## YOUR INSTRUCTIONS
The answer should be an exact repeat of the stretch of material below from the line containing "NeuralVolume* nv = volume_->is_network()" through the line containing "d_words_[sl].zero(stream_);".

### PROVIDED DATA ###

void Renderer::render_decoupled(const RenderParams& p_all, bool defer)
{
  const uint32_t row_items = p_all.tiles_per_row * 64u;
  const uint32_t R = p_all.n_local / row_items;
  const int H = (int)std::min<uint32_t>((uint32_t)decoupled_parts_, std::max(R, 1u));
  const uint32_t P_total = p_all.n_local;
  const int A = decoupled_ahead_, RING = A + 1;
  last_schedule_[0] = p_all.n_iters; last_schedule_[1] = H; last_schedule_[2] = 0; last_schedule_[3] = 1;
  NeuralVolume* nv = volume_->is_network() ? static_cast<NeuralVolume*>(volume_.get()) : nullptr;
  if (nv && !nv->network().valid()) throw std::runtime_error("neural volume has no valid network");
  if (!nv && !p_all.volume) throw std::runtime_error("this volume has no resident data to sample");

  const size_t Pt = (size_t)P_total + 256u * kMaxParts;
  if (d_rays_ < Pt || d_iters_ < p_all.n_iters || d_ring_ < RING) {
    finish_pending();
    VNR_HIP_CHECK(hipDeviceSynchronize());
    d_rays_ = std::max(d_rays_, Pt); d_iters_ = std::max(d_iters_, p_all.n_iters); d_ring_ = std::max(d_ring_, RING);
    const size_t words = 15 * d_rays_ + (size_t)d_ring_ * d_rays_ + (size_t)d_ring_ * kMaxParts * D_COUNT;
    for (int sl = 0; sl < 2; ++sl) {
      d_words_[sl].resize(words);
      d_words_[sl].zero(stream_);
      d_queue_[sl].resize((size_t)d_ring_ * d_rays_ * d_iters_);
      d_arena_[sl].resize((size_t)d_ring_ * d_rays_ * d_iters_);
    }
    VNR_HIP_CHECK(hipStreamSynchronize(stream_));
  }
  if (!d_host_) {
    VNR_HIP_CHECK(hipHostMalloc(&d_host_, 2 * kMaxParts * sizeof(DHost), hipHostMallocDefault));
    std::memset(d_host_, 0, 2 * kMaxParts * sizeof(DHost));
  }
  int prio_least = 0, prio_greatest = 0;
  VNR_HIP_CHECK(hipDeviceGetStreamPriorityRange(&prio_least, &prio_greatest));
  for (int h = 0; h < H; ++h)
    for (int k = 0; k < 3; ++k)
      if (!d_streams_[h][k]) VNR_HIP_CHECK(hipStreamCreateWithPriority(&d_streams_[h][k], hipStreamNonBlocking, k == 1 ? prio_least : prio_greatest));

  StreamingFrame* older = frame_[slot_] && frame_[slot_]->pending ? frame_[slot_].get() : nullptr;
  const int slot = older ? slot_ ^ 1 : slot_;
  if (!frame_[slot]) frame_[slot].reset(new StreamingFrame());
  StreamingFrame& f = *frame_[slot];
  if (f.pending) throw std::runtime_error("internal: both frame slots are pending");
  f.slot = slot;
  slot_ = slot;
  f.decoupled = true; f.ahead = A; f.ring = RING;
  f.H = H; f.pass_mode = M_NONE; f.grad = false; f.ssh = false; f.nv = nv; f.p_all = p_all;
  f.shmem = ((size_t)2 * p_all.n_iters + 1) * 256 * sizeof(float) + 16 * sizeof(uint32_t) + (size_t)p_all.n_iters * 256 * sizeof(uint16_t);
  f.shmem_compose = p_all.tfn_in_lds ? (size_t)p_all.tfn.n_colors * sizeof(vec4f) + (size_t)p_all.tfn.n_alphas * sizeof(float) : 0;
  if (f.shmem > 160 * 1024) throw std::runtime_error("VNR_RM_N_ITERS too large for the LDS of one workgroup");
  f.max_iterations = 240;
#if defined(VNR_DIAG)
  if (const char* e = std::getenv("VNR_AMD_DEBUG_MAX_ITERS")) f.max_iterations = std::max(1, std::min(240, std::atoi(e)));
#endif
  static bool lds_attr_set = false;
  if (!lds_attr_set) {
    VNR_HIP_CHECK(hipFuncSetAttribute((const void*)walk_kernel<true>, hipFuncAttributeMaxDynamicSharedMemorySize, 160 * 1024));
    VNR_HIP_CHECK(hipFuncSetAttribute((const void*)walk_kernel<false>, hipFuncAttributeMaxDynamicSharedMemorySize, 160 * 1024));
    lds_attr_set = true;
  }
  if (profiling_) {
    iter_ms_.assign(f.max_iterations, 0.0f);
    for (int h = 0; h < H; ++h)
      while (events_[slot][h].size() < 2 * f.max_iterations) { hipEvent_t e; VNR_HIP_CHECK(hipEventCreate(&e)); events_[slot][h].push_back(e); }
  }

  uint32_t* w = d_words_[slot].ptr;
  uint32_t* const rec_base = w + 15 * d_rays_;
  uint32_t* const ctr_base = rec_base + (size_t)d_ring_ * d_rays_;
  size_t off = 0;
  for (int h = 0; h < H; ++h) {
    DPart& d = f.dpart[h];
    d.p = p_all;
    if (H > 1) {
      d.p.il_parts = p_all.il_parts * (uint32_t)H;
      d.p.il_part = p_all.il_part + p_all.il_parts * (uint32_t)h;
      d.p.n_local = ((R + (uint32_t)(H - 1 - h)) / (uint32_t)H) * row_items;
    }
    d.p.slot_cap = (uint32_t)((size_t)d.p.n_local * d.p.n_iters);
    const size_t Pr = ((size_t)d.p.n_local + 255u) & ~(size_t)255u;
    uint32_t* b = w + off;
    const size_t N = d_rays_;
    d.rays.pixel = b; d.rays.jitter = (float*)(b + N); d.rays.ncb = (float*)(b + 2 * N); d.rays.walking = b + 3 * N;
    d.rays.alpha = (float*)(b + 4 * N); d.rays.done = b + 5 * N;
    d.rays.cell = (vec3i*)(w + 6 * N) + off; d.rays.t_next = (vec3f*)(w + 9 * N) + off; d.rays.color = (vec3f*)(w + 12 * N) + off;
    for (int q = 0; q < RING; ++q) {
      d.ring[q].queue = d_queue_[slot].ptr + ((size_t)q * d_rays_ + off) * d_iters_;
      d.ring[q].arena = d_arena_[slot].ptr + ((size_t)q * d_rays_ + off) * d_iters_;
      d.ring[q].rec = rec_base + (size_t)q * d_rays_ + off;
      d.ring[q].ctr = ctr_base + ((size_t)q * kMaxParts + h) * D_COUNT;
    }
    d.host = (DHost*)d_host_ + (size_t)slot * kMaxParts + h;
    d.sw = d_streams_[h][0]; d.se = d_streams_[h][1]; d.sc = d_streams_[h][2];
    d.it_w = d.it_c = 0;
    d.target = std::max<uint32_t>(decoupled_predicted_[h], 1u);
    d.s_max = (size_t)d.p.n_local * d.p.n_iters;
    d.done = false;
    f.part[h].s = d.sc;
    off += Pr;
  }
  VNR_HIP_CHECK(hipEventRecord(ev_fork_, stream_));
  for (int h = 0; h < H; ++h)
    for (int k = 0; k < 3; ++k) VNR_HIP_CHECK(hipStreamWaitEvent(d_streams_[h][k], ev_fork_, 0));

  if (older) {
    for (bool any = true; any;) {
      any = false;
      for (int h = 0; h < H; ++h) { const uint32_t before = f.dpart[h].it_w; decoupled_step(f, h, true); any = any || f.dpart[h].it_w != before; }
    }
    finish_streaming(*older);
    stats_ = FrameStats();
  }
  frame_of_buffer_[fb_cur_] = slot;
  for (bool any = true; any;) {
    any = false;
    for (int h = 0; h < H; ++h) {
      DPart& d = f.dpart[h];
      const uint32_t bw = d.it_w, bc = d.it_c;
      decoupled_step(f, h, false);
      any = any || d.it_w != bw || d.it_c != bc;
    }
  }
  for (int h = 0; h < H; ++h) f.mark(h);
  f.pending = true;
  if (!defer) finish_streaming(f);
}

###

## RESPONSE
  NeuralVolume* nv = volume_->is_network() ? static_cast<NeuralVolume*>(volume_.get()) : nullptr;
  if (nv && !nv->network().valid()) throw std::runtime_error("neural volume has no valid network");
  if (!nv && !p_all.volume) throw std::runtime_error("this volume has no resident data to sample");

  const size_t Pt = (size_t)P_total + 256u * kMaxParts;
  if (d_rays_ < Pt || d_iters_ < p_all.n_iters || d_ring_ < RING) {
    finish_pending();
    VNR_HIP_CHECK(hipDeviceSynchronize());
    d_rays_ = std::max(d_rays_, Pt); d_iters_ = std::max(d_iters_, p_all.n_iters); d_ring_ = std::max(d_ring_, RING);
    const size_t words = 15 * d_rays_ + (size_t)d_ring_ * d_rays_ + (size_t)d_ring_ * kMaxParts * D_COUNT;
    for (int sl = 0; sl < 2; ++sl) {
      d_words_[sl].resize(words);
      d_words_[sl].zero(stream_);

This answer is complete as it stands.